Phase 1: Preparation
Preparation is the only phase you control before an incident occurs. Every hour invested here saves ten during an active incident.
Tooling Baseline
Ensure these services are deployed and configured before you need them:
Detection and alerting:
- Microsoft Sentinel with connectors for Entra ID, Azure Activity, Defender for Cloud, Microsoft 365, and all critical application logs
- Defender for Cloud with all Defender plans enabled (Servers, Containers, SQL, Storage, Key Vault, DNS, Resource Manager)
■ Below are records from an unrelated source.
# ShingoNishimoto/gnss_sim_receiver

Measured on AMD Instinct MI355X. Metric: IF Msamples/sec processed & tracked-channels sustained @1/2/4/8 GPU, higher is better.
Workload: dtype f32

## Files before the change

gnss_sim_receiver_amd/csrc/trk_fast.hip:

```cpp
#include <algorithm>
#include <cstdlib>
#include <type_traits>

#include "code_bits.h"
#include "corr_device.h"
#include "trk_engine.h"

#ifdef GNSSHIP_CORR_PROFILE
namespace gnsship {
namespace {
constexpr int kFProfEpochs = 16;
constexpr int kFProfFirst = 8;
constexpr int kFProfSlots = 88;
__device__ unsigned long long* g_trkf_prof = nullptr;
__shared__ int g_fprof_epoch;
__shared__ unsigned long long g_fprof_lds[kFProfEpochs * kFProfSlots];
#ifndef GNSSHIP_PROF_MASK
#define GNSSHIP_PROF_MASK 0xffffffffffffffffull
#endif
__device__ __forceinline__ constexpr bool prof_on(int k) { return ((GNSSHIP_PROF_MASK) >> (k < 63 ? k : 63)) & 1ull; }
__device__ __forceinline__ void trkf_prof_stamp(int e, int k)
{
    if (!prof_on(k)) return;
    const int r = e - kFProfFirst;
// ... 48 lines not shown
#pragma clang fp contract(off)

namespace gnsship {
namespace {

#ifndef GNSSHIP_FAST_WAVES
#define GNSSHIP_FAST_WAVES 8
#endif
#ifndef GNSSHIP_THRU_WAVES
#define GNSSHIP_THRU_WAVES 6
#endif
#ifndef GNSSHIP_FAST_WAVES_LONG
#define GNSSHIP_FAST_WAVES_LONG 8
#endif
constexpr int kFWaves = GNSSHIP_FAST_WAVES;
constexpr int kFWavesLong = GNSSHIP_FAST_WAVES_LONG;
constexpr int kLongEpoch = 10000;
#ifndef GNSSHIP_PRE_DISC
#define GNSSHIP_PRE_DISC 1
#endif
#ifndef GNSSHIP_ROLE_PLAN_LONG
#define GNSSHIP_ROLE_PLAN_LONG 3
#endif
#ifndef GNSSHIP_ROLE_PLAN
#define GNSSHIP_ROLE_PLAN 0
#endif
template <int NTT>
constexpr int acc_waves() { return (2 * NTT + 3) / 4; }
template <int NTT, int W>
constexpr int n_producers() { return W - 2 - acc_waves<NTT>(); }
constexpr int kMaxAccWaves = 4;
static_assert(kFWaves - 4 >= 1 && GNSSHIP_THRU_WAVES - 4 >= 1, "trk_fast needs at least one producer wave");
constexpr int kRoleControl = 0, kRoleReplay = 1, kRoleProducer = 2, kRoleAccum = 3;
#define GNSSHIP_PROBE(NAME)                                                  \
    do {                                                                     \
        _Pragma("unroll") for (int pr_ = 0; pr_ < (NAME); pr_++) __builtin_amdgcn_s_sleep(4); \
    } while (0)
#ifndef GNSSHIP_DELAY_ACC
#define GNSSHIP_DELAY_ACC 0
#endif
#ifndef GNSSHIP_DELAY_PROD
#define GNSSHIP_DELAY_PROD 0
#endif
#ifndef GNSSHIP_DELAY_REPLAY
#define GNSSHIP_DELAY_REPLAY 0
#endif
#ifndef GNSSHIP_DELAY_LOOP
#define GNSSHIP_DELAY_LOOP 0
#endif
#ifndef GNSSHIP_POLL_SLEEP
#define GNSSHIP_POLL_SLEEP 0
#endif
constexpr uint64_t kSlotEmpty = ~0ull;

struct FJob {
    int64_t off;
    float rem_code, code_step;
    float shifts[5];
    float dz_re, dz_im;
    float rem_carr, step;
    int32_t runnable, in_margin, M, S, tail, steady;
    int32_t narrow;
};
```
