def get_position_from_prediction(stats, cartesian_idx, pred_acc, obs_seq, _desc=None):
    _need_cuda(pred_acc, "pred_acc")
    obs = obs_seq.contiguous().float()
    pred = pred_acc.contiguous().float()
    k, n, dd = obs.shape
    if _desc is None:
        one = [1.0, 1.0, 1.0]
        full = dict(velocity_mean=[0.0] * 3, velocity_std=one)
        full.update(stats)
        _desc = make_feature_desc(1.0, full, dict(lower_bounds=[0.0] * 3, upper_bounds=one), cartesian_idx,
                                  [0], None, k, dd)
    if torch.is_grad_enabled() and (pred.requires_grad or obs.requires_grad):
        return _IntegrateFunction.apply(pred, obs, _desc)
    return _integrate(pred, obs, _desc)
# ... 33 lines not shown
        if records is not None:
            records[t].copy_(obs[-2])
    engine.status()
    return obs, traj


class _RolloutFunction(torch.autograd.Function):

    @staticmethod
    def forward(ctx, engine, obs0, trajectory, steps, edges):
        windows = []
        obs, traj = _roll_forward(engine, obs0, trajectory, steps, lambda t, window: windows.append(window.clone()))
        ctx.engine, ctx.windows, ctx.traj, ctx.edges = engine, windows, traj, edges
        ctx.scene = (engine.rigid_rank, engine.rigid_rows, engine.n_rigid)
        return obs

    @staticmethod
    @once_differentiable
    def backward(ctx, d_window):
        eng, traj = ctx.engine, ctx.traj
        eng.rigid_rank, eng.rigid_rows, eng.n_rigid = ctx.scene
        need_traj = traj is not None and ctx.needs_input_grad[2]
        d_traj = torch.zeros_like(traj) if need_traj else None
        edges = [None] * len(ctx.windows)
        d_window = d_window.contiguous().float()
        for t in range(len(ctx.windows) - 1, -1, -1):
            with torch.enable_grad():
                w = ctx.windows[t].requires_grad_(True)
                pose = None if traj is None else traj[t].clone().requires_grad_(need_traj)
                nxt, _, ei = eng.differentiable_step(w, pose, inputs_only=True)
            grads = torch.autograd.grad(nxt, [w, pose] if need_traj else [w], grad_outputs=d_window)
            d_window = grads[0]
            if need_traj:
                d_traj[t] = grads[1]
            ctx.windows[t] = None
            edges[t] = ei if ctx.edges is not None else None
            del nxt, w, pose, grads
        if ctx.edges is not None:
            ctx.edges[:] = edges
        return None, (d_window if ctx.needs_input_grad[1] else None), d_traj, None, None


class _RolloutTrainFunction(torch.autograd.Function):

    @staticmethod
    def forward(ctx, engine, obs0, trajectory, steps, record, model, *tensors):
        windows = torch.empty((steps,) + tuple(obs0.shape), dtype=torch.float32, device=obs0.device)
        records = torch.empty((steps,) + tuple(obs0.shape[1:]), dtype=torch.float32, device=obs0.device) if record else None
        obs, traj = _roll_forward(engine, obs0, trajectory, steps, lambda t, window: windows[t].copy_(window), records)
        ctx.engine, ctx.windows, ctx.traj, ctx.steps, ctx.model, ctx.record = engine, windows, traj, steps, model, record
        ctx.scene = (engine.rigid_rank, engine.n_rigid)
        ctx.save_for_backward(*tensors)
        ctx.set_materialize_grads(False)
        return (obs, records) if record else obs

    @staticmethod
    @once_differentiable
    def backward(ctx, d_final, d_records=None):
        eng = ctx.engine
        if d_final is None:
            d_final = torch.zeros((eng.k, eng.n, eng.data_dim), dtype=torch.float32, device=eng.device)
        need_traj = ctx.traj is not None and ctx.needs_input_grad[2]
        tensors = ctx.saved_tensors
        model = grads = None
        if ctx.model is not None:
            h, mdesc = ctx.model
            model = (h,) + _device_arrays(tensors, eng.device) + (mdesc,)
            if any(ctx.needs_input_grad[6:]):
                grads = _zeroed_like(model[1])
        d_obs0, d_traj = eng._sweep_backward(ctx.windows, ctx.traj, ctx.steps, d_final.contiguous().float(), ctx.scene, need_traj,
                                             d_records=None if d_records is None else d_records.contiguous().float(), model=model,
                                             grads=grads)
        ctx.windows = None
        d_tensors = tuple(g if ctx.needs_input_grad[6 + i] else None for i, g in enumerate(grads)) if grads else (None,) * len(tensors)
        return (None, (d_obs0 if ctx.needs_input_grad[1] else None), d_traj, None, None, None) + d_tensors


class RolloutEngine:

    RENUMBER_MIN_NODES = 20000
    RENUMBER_EVERY = 64

    def __init__(self, model, graph_attr, n_nodes, k_steps=6, data_dim=None, max_neighbours=20, device="cuda:0",
                 candidates=1, renumber="auto"):
        self.model = model
        self.graph_attr = graph_attr
        self.candidates = int(candidates)
        self.n_per = int(n_nodes)
        self.n = int(n_nodes) * self.candidates
        self.k = int(k_steps)
        self.device = torch.device(device)
        self.max_neighbours = int(max_neighbours)
        if data_dim is None:
            data_dim = (graph_attr.control_idx[-1] + 1) if graph_attr.control_idx is not None else graph_attr.cartesian_idx[-1] + 1
        self.data_dim = int(data_dim)
        self.fdesc = make_feature_desc(graph_attr.conn_r, graph_attr.stats, graph_attr.bounds, graph_attr.cartesian_idx,
                                       graph_attr.material_idx, graph_attr.control_idx, self.k, self.data_dim)
        self.fdesc.nodes_per_graph = self.n_per if self.candidates > 1 else 0
        self.mdesc = ModelDesc(*model.model_desc())
        L = lib()
        self.ws = _ws(L.gm_rollout_workspace_bytes(C.byref(self.mdesc), self.n, self.max_neighbours), self.device)
        self.rigid_rank = None
        self.rigid_rows = None
        self.n_rigid = 0
        if renumber == "auto" and os.environ.get("GM_RENUMBER") in ("0", "1"):
            renumber = os.environ["GM_RENUMBER"] == "1"
        self.renumber = (self.n_per >= self.RENUMBER_MIN_NODES) if renumber == "auto" else bool(renumber)
        self._renumber_ws = None

    def _rank_rigid(self, obs):
        rank = torch.empty(self.n, dtype=torch.int32, device=self.device)
        cnt = torch.zeros(1, dtype=torch.int32, device=self.device)
        check(lib().gm_rigid_rank(ptr(obs), self.n, C.byref(self.fdesc), ptr(rank), ptr(cnt), current_stream()))
        return rank, cnt

    def set_scene(self, obs):
        _need_cuda(obs, "obs")
        assert obs.shape == (self.k, self.n, self.data_dim) and obs.dtype == torch.float32 and obs.is_contiguous()
        self.rigid_rank, cnt = self._rank_rigid(obs)
        self.n_rigid = int(cnt.item())
        self.rigid_rows = torch.nonzero(self.rigid_rank >= 0).flatten()
        return self.n_rigid

    def _check_tensor(self, t, name, shape, converted=False, min_rows=0):
        fits = isinstance(t, torch.Tensor) and t.device == self.device and (converted or (t.dtype == torch.float32 and t.is_contiguous()))
        if fits and isinstance(shape, int):
            fits = t.numel() == shape
        elif fits and t.shape != shape:
            fits = (t.dim() == len(shape) and all(isinstance(want, str) or want == got for want, got in zip(shape, t.shape))
                    and t.shape[0] >= min_rows)
        if not fits:
            want = f"with {shape} elements" if isinstance(shape, int) else "[" + ", ".join(str(d) for d in shape) + "]"
            given = f"{tuple(t.shape)} {t.dtype} on {t.device}" if isinstance(t, torch.Tensor) else type(t).__name__
            raise ValueError(f"{name} must be {'a tensor' if converted else 'contiguous float32'} {want} on {self.device}, got {given}")

    def _check_state(self, obs, rigid_target, pred_out, use_rigid):
        self._check_tensor(obs, "obs", (self.k, self.n, self.data_dim))
        if use_rigid and self.rigid_rank is None:
            raise RuntimeError("RolloutEngine.set_scene(obs) must be called before step()")
        if rigid_target is not None:
            if not use_rigid:
                raise ValueError("rigid_target needs use_rigid=True")
            self._check_tensor(rigid_target, "rigid_target", (self.n_rigid, 3))
        if pred_out is not None:
            self._check_tensor(pred_out, "pred_out", self.n * 3)

    def step(self, obs, rigid_target=None, pred_out=None, use_rigid=True):
        self._check_state(obs, rigid_target, pred_out, use_rigid)
        handle = self.model.device_handle(self.device)
        rr = self.rigid_rank if use_rigid else None
        check(lib().gm_rollout_step(handle, ptr(obs), self.n, C.byref(self.fdesc), self.max_neighbours, ptr(rr),
                                    ptr(rigid_target), ptr(pred_out), ptr(self.ws), self.ws.numel(), current_stream()))

    def differentiable_step(self, obs, rigid_target=None, inputs_only=False):
        self._check_state(obs, rigid_target, None, True)
        ga = self.graph_attr
        c0 = ga.cartesian_idx[0]
        rows = self.rigid_rows
        last = obs[-1]
        if ga.control_idx is not None:
            u0 = ga.control_idx[0]
            cur = last[rows, c0:c0 + 3]
            last = last.clone()
            last[rows, u0:u0 + 3] = cur if rigid_target is None else rigid_target - cur
        obs_pre = torch.cat((obs[:-1], last.unsqueeze(0)))
        if torch.is_grad_enabled() and obs_pre.requires_grad:
            nodes = _NodeFeaturesFunction.apply(obs_pre, self.fdesc)
        else:
            nodes = _node_features(obs_pre, self.fdesc)
        pos = obs_pre[-1][:, c0:c0 + 3]
        senders, receivers = get_connectivity(pos.detach(), ga.conn_r, self.max_neighbours,
                                              self.n_per if self.candidates > 1 else None)
        edge_attr = get_edges_displacement(pos, senders, receivers, ga.conn_r)
        edge_index = torch.stack((senders, receivers))
        pred = (self.model.forward_inputs_only if inputs_only else self.model.forward)(nodes, edge_attr, edge_index)
        next_pos = get_position_from_prediction(ga.stats, ga.cartesian_idx, pred, obs_pre, _desc=self.fdesc)
        new_last = obs_pre[-1].clone()
        new_last[:, c0:c0 + 3] = next_pos
        keep = obs_pre[-1][rows]
        if rigid_target is not None:
            keep = keep.clone()
            keep[:, c0:c0 + 3] = rigid_target
        new_last[rows] = keep
        return torch.cat((obs_pre[1:], new_last.unsqueeze(0))), pred, edge_index

    def _training_model(self):
        with torch.no_grad():
            desc_t, handle, tensors, key = self.model._training_spec([p.detach() for p in self.model.parameters()])
        h = handle.get(desc_t, tensors, self.device, key)
        return (h,) + _device_arrays(tensors, self.device) + (ModelDesc(*desc_t),)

- Azure Monitor alerts for resource health and availability
Investigation:
- Log Analytics workspace with 90-day hot retention and 365-day archive
- Sentinel Notebooks configured with pre-built investigation templates
- Network Watcher with NSG flow logs, packet capture enabled in key regions
Response automation:
- Sentinel Playbooks (Logic Apps) for common containment actions
- Azure Automation runbooks for infrastructure-level responses
- Pre-approved change tickets for emergency containment actions
Roles and Escalation Matrix
Define these roles before an incident:
| Role | Responsibility | On-call coverage |
|---|---|---|
| IR Lead | Coordinates response, makes containment decisions | 24/7 rotation |
| Security Analyst | Investigates alerts, performs forensic analysis | 24/7 rotation |
| Platform Engineer | Executes infrastructure containment and recovery | Business hours + on-call |
| Communications Lead | Manages stakeholder and regulatory notifications | Business hours + on-call |
| Legal/Compliance | Advises on regulatory obligations, evidence preservation | On-call |
Communication Templates
Prepare templates before you need them:
Internal escalation template:
SECURITY INCIDENT — [SEVERITY]
Time detected: [TIMESTAMP]
Affected systems: [SYSTEMS]
Current impact: [DESCRIPTION]
Containment status: [IN PROGRESS / CONTAINED / NOT CONTAINED]
Next update: [TIME]
IR Lead: [NAME / CONTACT]Regulatory notification template (for DORA, NIS2, or GDPR):
INITIAL NOTIFICATION — ICT-RELATED INCIDENT
Entity: [LEGAL ENTITY NAME]
Competent Authority: [AUTHORITY]
Date/time of detection: [TIMESTAMP]
Date/time of classification: [TIMESTAMP]
Description: [BRIEF DESCRIPTION]
Affected services: [SERVICES]
Estimated client impact: [NUMBER / DESCRIPTION]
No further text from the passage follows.